Tuttavia, all’ombra della loro censura e disinformazione, i grandi carnivori non cessano di dilagare sulle catene montuose e nelle campagne meno abitate dell’Europa occidentale creando crescenti difficoltà alla vita di chi vi abita e vi lavora e allungando ombre anche sul futuro del turismo di montagna e di campagna. Agli abitanti delle grandi aree urbane la questione può sembrare pittoresca, ma in effetti non lo è affatto.
La proliferazione di questi animali (lupi, orsi, anche linci) è la conseguenza incontrollata di iniziative che vennero prese negli anni ’70 del secolo appena trascorso quando li si riteneva a rischio di estinzione. Nel 1979 venne perciò firmata a Berna una Convenzione internazionale per la Conservazione della Vita selvatica e degli Habitat naturali cui nel tempo aderirono 44 Stati fra cui l’Italia.
La Convenzione sancì tra l’altro la protezione assoluta di questi carnivori senza tener conto dell’esito che un impegno così indiscriminato avrebbe avuto nel lungo periodo. La conseguenza è che oggi nell’Europa occidentale a rischio di estinzione non sono più i lupi e gli orsi bensì i montanari e le loro famiglie. E viene compromessa la possibilità del ritorno a una maggiore presenza umana sulle terre alte, più che mai indispensabile per evitare l’intasamento delle pianure in un Paese come il nostro che, avendo più di 200 abitanti per chilometro quadro, è montuoso e collinare per il 72 per cento del proprio territorio.
Nella fase di crisi di civiltà che stiamo attraversando in Europa, la comparsa sulla scena dell’ambientalismo estremista e dell’animalismo rende oggi particolarmente difficile la correzione di questi errori. Una delle tante conseguenze nefaste dell’ateismo pratico di massa è infatti la perdita della consapevolezza della diversità radicale tra uomo e animali. Per chi censura l’esistenza dell’anima e nega la vita eterna gli animali sono tutti quanti degli uomini prossimi venturi, che in attesa della loro maturità l’uomo già fatto deve trattare come dei fratelli minori.

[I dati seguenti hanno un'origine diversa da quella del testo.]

     const bool wave_wide = m > kHorsLaneVerify;
-    for (; r < r1; r += U) {
-        if (r + U < r1) issue(r + U, w, okw); else okw = 0;
-        uint32_t mask = 0;
+    auto work = [&](const uint4 (&x)[U], uint32_t ok, uint64_t row) __attribute__((always_inline)) {
+        uint32_t product[4 * U], word[4 * U], mask = 0;
 #pragma unroll
         for (int u = 0; u < U; ++u) {
-            const uint32_t g[4] = {v[u].x, v[u].y, v[u].z, v[u].w};
-#pragma unroll
-            for (int c = 0; c < 4; ++c) {
-                const uint32_t h = sample_hash(g[c]);
-                mask |= ((filter[sample_filter_word(h)] >> (h & 31u)) & 1u) << (4 * u + c);
-            }
-        }
+            product[4 * u] = sample_product(x[u].x);
+            product[4 * u + 1] = sample_product(x[u].y);
+            product[4 * u + 2] = sample_product(x[u].z);
+            product[4 * u + 3] = sample_product(x[u].w);
+        }
+#pragma unroll
+        for (int k = 0; k < 4 * U; ++k) word[k] = *(const lds_u32_t*)(size_t)sample_filter_at(product[k]);
+#pragma unroll
+        for (int k = 0; k < 4 * U; ++k) mask |= sample_filter_pass(word[k], product[k]) << k;
 #pragma unroll
         for (int u = 0; u < U; ++u)
-            if (!(okv >> u & 1u)) mask &= ~(0xFu << (4 * u));
-        const uint64_t k0 = 4u * (q_first + r * THREADS + threadIdx.x);
+            if (!(ok >> u & 1u)) mask &= ~(0xFu << (4 * u));
+        const uint64_t k0 = 4u * (q_first + row * THREADS + threadIdx.x);
         bool parked = false;
         uint32_t parked_j = 0;
         const uint8_t* parked_at = a.text;
@@ -155,10 +192,10 @@
             uint32_t gram = 0;
 #pragma unroll
             for (int u = 0; u < U; ++u) {
-                gram = b == 4u * u ? v[u].x : gram;
-                gram = b == 4u * u + 1u ? v[u].y : gram;
-                gram = b == 4u * u + 2u ? v[u].z : gram;
-                gram = b == 4u * u + 3u ? v[u].w : gram;
+                gram = b == 4u * u ? x[u].x : gram;
+                gram = b == 4u * u + 1u ? x[u].y : gram;
+                gram = b == 4u * u + 2u ? x[u].z : gram;
+                gram = b == 4u * u + 3u ? x[u].w : gram;
             }
             const uint64_t p = (k0 + (uint64_t)(b >> 2) * (4u * THREADS) + (b & 3u)) * kSampleStride;
             for (uint32_t e = heads[sample_bucket(sample_hash(gram))]; e != 0;) {
@@ -167,22 +204,36 @@
                 uint64_t s;
                 if (ent.gram != gram || !sample_window(p, sample_link_offset(ent.link), a.s_begin, a.s_end, &s)) continue;
                 const uint32_t j = sample_link_pattern(ent.link);
-                const unsigned long long blob = hors_area64(a, multi_blob_at(j));
+                const unsigned long long pat = hors_area64(a, multi_blob_at(j));
                 const uint8_t* at = a.text + s;
                 if (wave_wide && !parked) {
                     parked = true;
                     parked_at = at;
                     parked_j = j;
-                    parked_blob = blob;
-                } else if (global_equal(at, hors_global(blob), m)) {
+                    parked_blob = pat;
+                } else if (global_equal(at, hors_global(pat), m)) {
                     atomicAdd(sums + j, 1u);
                 }
             }
         }
         if (wave_wide && hors_wave_verify(parked, parked_at, hors_global(parked_blob), m)) atomicAdd(sums + parked_j, 1u);
+    };
+
+    for (; r < r1; r += U) {
+        if (r + U < r1) issue(r + U, w, okw); else okw = 0;
+        work(v, okv, r);
 #pragma unroll
         for (int u = 0; u < U; ++u) v[u] = w[u];
         okv = okw;
+    }
+    for (uint32_t s = 0; s < steps; s += B) {
+#pragma unroll
+        for (int k = 0; k < B; ++k) {
+            if (s + k < steps) {
+                if (s + k + D < steps) fetch(buf[(k + D) % B], s + k + D);
+                work(buf[k], (1u << U) - 1u, share.r + (uint64_t)(s + k) * U);
+            }
+        }
     }
 
     __syncthreads();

Tra le varie conseguenze di questa follia c’è fra l’altro l’idea che nell’Europa occidentale – colpevole di essere troppo abitata dagli uomini – occorre fare di nuovo posto ai grandi carnivori restituendo loro…il maltolto, ossia le catene montuose e parte delle campagne. Queste aree dovrebbero perciò venire appositamente spopolate e inselvatichite. Nel nostro Paese il luogo di maggior forza di tale dissennato progetto è il Piemonte dove si sta lavorando a un piano di riorganizzazione dei parchi e delle riserve naturali, portato avanti sulla testa delle popolazioni delle terre alte, che mira chiaramente in tale direzione.
Sia in Piemonte che altrove il grimaldello di tale piano è la pretesa dell’”educazione alla prossimità” tra uomo e grandi carnivori: un progetto che trova consensi in uno schieramento di ambientalisti da salotto che si estende in modo sorprendente da un lato all’altro della ribalta politica. Frequentatore di campi da sci ma per il resto nato e sempre vissuto a Roma (dove l’unico grande carnivoro che si può incontrare è la Lupa Capitolina ma solo sullo stemma della città) anche l’ex-ministro di Berlusconi Franco Frattini è sceso in campo in difesa dell’impunità degli orsi del Trentino.
A sostegno di questa sua tesi ha additato ad esempio l’Alaska dove la prossimità tra i 40 mila orsi bruni e i circa 735 mila abitanti (umani) sarebbe a suo avviso pacificamente assicurata. Fatto sta che gli abitanti dell’Alaska sono 0,5 per chilometro quadro e quelli del Trentino sono invece 84. Proporre al Trentino come modello l’Alaska, che ha una densità demografica quattro volte inferiore a quella della Mongolia (2 abitanti per chilometro quadro), è segno di incompetenza o di qualcosa di peggio? Lasciamo al lettore la risposta.
Frattanto, questa volta alla scala planetaria, è anche scoppiato il caso del leone che un turista cacciatore americano ha abbattuto nello Zimbabwe senza accorgersi che si trattava di un esemplare (nient’affatto unico, diversamente da quanto si è scritto) che veniva monitorato da studiosi dell’università di Oxford. E’ un incidente, ma non il regicidio di cui si è parlato da un capo all’altro della terra additando il turista all’esecrazione di tutto il mondo, ed esponendolo così anche al rischio di attentati per mano di qualche ultras dell’animalismo.
Il contesto è radicalmente diverso, e il paragone con gli orsi del Trentino e i lupi del Piemonte non è certo immediato. Al di là di ogni differenza in ultima analisi siamo però di fronte alla medesima idolatria della fiera selvaggia: ossia neanche al paganesimo ma addirittura al totemismo. Più indietro di così non si poteva arrivare.